Wink has two bulit-in permission roles available when inviting a user to an organisation: Admin and User.
All customers also have to ability to define custom roles with fine-grained permissions.
Users with Admin access have full permision for this organisation. This includes inviting other users/admins, full dashboard and report editing priveleges, billing, and deleting the organisation.
Regular users (who have been invited using role 'User') have access to most features, with a few exceptions:
- Users cannot invite other users, or remove the access of other users
- Users can view but not create/edit dashboards that are "for all users in the organisation". They can create dashboards for their own private use.
- Users can create/edit/delete their own reports, but cannot edit or remove a report created by another user
- Users can view but not edit connections to apps
User Defined Roles
Customers with an Enterprise level subscription can create new roles with fine-grained permissions. The permissions for these roles are addititive - i.e. a user starts without any permissions and is granted access to things through one (or more!) roles. A role can be as limited as allowing access to view a single report, or as expansive as full administrator access.

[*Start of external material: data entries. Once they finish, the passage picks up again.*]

@@ -1773,15 +1812,8 @@
       RD_TRY(launch_colsum(h, h->du[l], (long)2 * B * h->dL[l], h->dch[l], grad + h->doff[2 * (l - 1) + 1], cs, h->a16 != 0));
     }
   }
-  RD_TRY(critic_input_grad(h, dp, act_off(h, h->du[1], (long)2 * B * h->dL[1] * 64), B, st));
   float* cin_hat = h->cin + (long)2 * B * h->dL[0] * h->CP;
-  {
-    ProfScope ps(h, RDGAN_TAG_ELEMENTWISE, st);
-    const int per = (int)h->dL[0];
-    const int S = std::max(1, std::min({(1024 + B - 1) / B, per / 4096, 64}));
-    if (S > 1) hipLaunchKernelGGL(k_gp_norm_part, dim3(B * S), dim3(256), 0, st, h->g0, h->gp_part, per, S);
-    hipLaunchKernelGGL(k_gp_norm_r0, dim3(B * S), dim3(256), 0, st, h->g0, cin_hat, h->gpv, per, B, RD_GP_WEIGHT, h->CP, S, h->gp_part);
-  }
+  RD_TRY(critic_penalty_input(h, dp, act_off(h, h->du[1], (long)2 * B * h->dL[1] * 64), B, cin_hat, st));
   h->gate_keep_B = 0;
   if (h->keep_gates) {
     for (int l = 1; l <= 4; ++l) {
@@ -1929,6 +1961,7 @@
   float* dys[4] = {nullptr, h->dy1, h->dy2, h->gh3};
   float* gups[4] = {nullptr, h->gup1, h->gup2, h->gup3};
   const int col = h->collapse;
+  const float* dE_in = nullptr;
   if (col) {
     RdSliceMap map;
     collapsed_dgrad_slice_map(map.src);
@@ -1964,13 +1997,14 @@
       ProfScope ps(h, RDGAN_TAG_ELEMENTWISE, st);
       const long HW = (long)h->gdim[l][1] * h->gdim[l][2];
       RD_TRY(launch_pn_bwd_pairs(h, l == 3 ? h->gh3 : gups[l + 1], hs[l], rs[l], dys[l], h->fgS, (long)B * h->gdim[l - 1][0] * HW,
-                                 HW, h->gch[l], st, a16));
+                                 HW, h->gch[l], st, a16, l == 3 ? nullptr : dE_in, h->gdim[l - 1][0]));
     } else {
       ProfScope ps(h, RDGAN_TAG_ELEMENTWISE, st);
       if (l == 3) RD_TRY(launch_pn_bwd(h, h->gh3, hs[3], rs[3], dys[3], npix3, 64, 0, 0, 0, 0, st, a16));
       else RD_TRY(launch_pn_bwd(h, gups[l + 1], hs[l], rs[l], dys[l], (long)B * h->gpix[l], h->gch[l], col ? 0 : 1,
-                                h->gdim[l][0], h->gdim[l][1], h->gdim[l][2], st, a16));
-    }
+                                h->gdim[l][0], h->gdim[l][1], h->gdim[l][2], st, a16, dE_in));
+    }
+    dE_in = nullptr;
     const long cc = (long)h->gch[l - 1] * h->gch[l];
     if (fast) {
       const int* sd = h->gdim[l - 1];
@@ -2033,7 +2067,8 @@
         RD_TRY(launch_conv(h, h->plans[pbe], h->d_plans + pbe, B, dys[l], h->fUT, h->gch[l - 1], h->fdE, eb, st,
                            RDGAN_TAG_GCONV_DGRAD));
       }
-      {
+      if (!a16 && h->combine_dx_fused && l >= 2) dE_in = h->fdE;
+      else {
         ProfScope ps(h, RDGAN_TAG_ELEMENTWISE, st);
         const dim3 cg(ew_blocks((long)B * D * P / 4));
         if (a16) hipLaunchKernelGGL(k_combine_dx<rd_bf16_t>, cg, dim3(256), 0, st, (rd_bf16_t*)gups[l], (const rd_bf16_t*)h->fdE, B, D, P);
@@ -2489,6 +2524,25 @@
   return (int)hipStreamSynchronize((hipStream_t)stream);
 }
 
+extern "C" int rdgan_debug_d1_input_grad(rdgan_handle* h, const float* critic_params, const float* u1, int B, int with_norm,
+                                         float* g0_out, float* cin_hat_out, float* gp_out, void* stream) {
+  if (!h || !critic_params || !u1 || !g0_out) return bad_arg(h, "debug_d1_input_grad: null pointer");
+  if (with_norm && (!cin_hat_out || !gp_out)) return bad_arg(h, "debug_d1_input_grad: with_norm needs cin_hat_out and gp_out");
+  if (B < 1 || B > h->MB) return bad_arg(h, "debug_d1_input_grad: B outside [1, max_batch]");
+  if (h->a16) return bad_arg(h, "debug_d1_input_grad: fp32 storage only");
+  hipStream_t st = (hipStream_t)stream;
+  RD_TRY(ahead_drain(h, st));
+  RD_TRY(prep_critic_weights(h, critic_params, st));
+  if (with_norm) {
+    RD_TRY(critic_penalty_input(h, critic_params, u1, B, h->cin, st));
+    RD_CHECK(h, hipMemcpyAsync(cin_hat_out, h->cin, sizeof(float) * B * h->dL[0] * h->CP, hipMemcpyDeviceToDevice, st));
+    RD_CHECK(h, hipMemcpyAsync(gp_out, h->gpv, sizeof(float) * B, hipMemcpyDeviceToDevice, st));
+  } else
+    RD_TRY(critic_input_grad(h, critic_params, u1, B, st));
+  RD_CHECK(h, hipMemcpyAsync(g0_out, h->g0, sizeof(float) * B * h->dL[0], hipMemcpyDeviceToDevice, st));
+  return 0;
+}
+
 __global__ void k_bytes_to_f32(const unsigned char* in, float* out, long n) {
   for (long i = blockIdx.x * (long)blockDim.x + threadIdx.x; i < n; i += (long)gridDim.x * blockDim.x) out[i] = (float)in[i];
 }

User-defined roles are defined per-organisation, so you can only select relevant roles when adding a user to a particular organisation.
Where an organisation is part of a larger structure and set up as a hierarchy in Wink Reports, user permissions flow from the parent organisation to any children. Users that only have access to a child organisation will not be able to see the parent organisation or any of the sibling organisations.
If a user has Admin permission on the parent / head office organisation, they will also have Admin permissions on all child organisations.
If a user has User permission on the parent / head office organisation, they will have User permission for the children.
A User from the parent organisation can be given the Admin role on a single child organisation by specially inviting the user to that child organisation and granting the Admin role. This will override the User role inherited from the parent organisation.
Hierarchies and Granular Permissions
The granular permissions of user-defined roles flow in a similar manner to the built-in Admin and User roles. If specifying specific reports or data sources which are allowed, you can only choose reports and data sources which belong to the same organisation.
This means you cannot create a parent / head office role which allows access to specific reports in the child organisations, unless those reports or data sources are also available in the parent / head office organisation.
For data sources, you can create an inactive connection to a connector, and this will make the data sources available for selection.
For reports, you can use the partner tools to 'share' a report between organisations.
An alternative solution would be to create roles on the child organisations, select specific reports, then grant the role to the relevant users.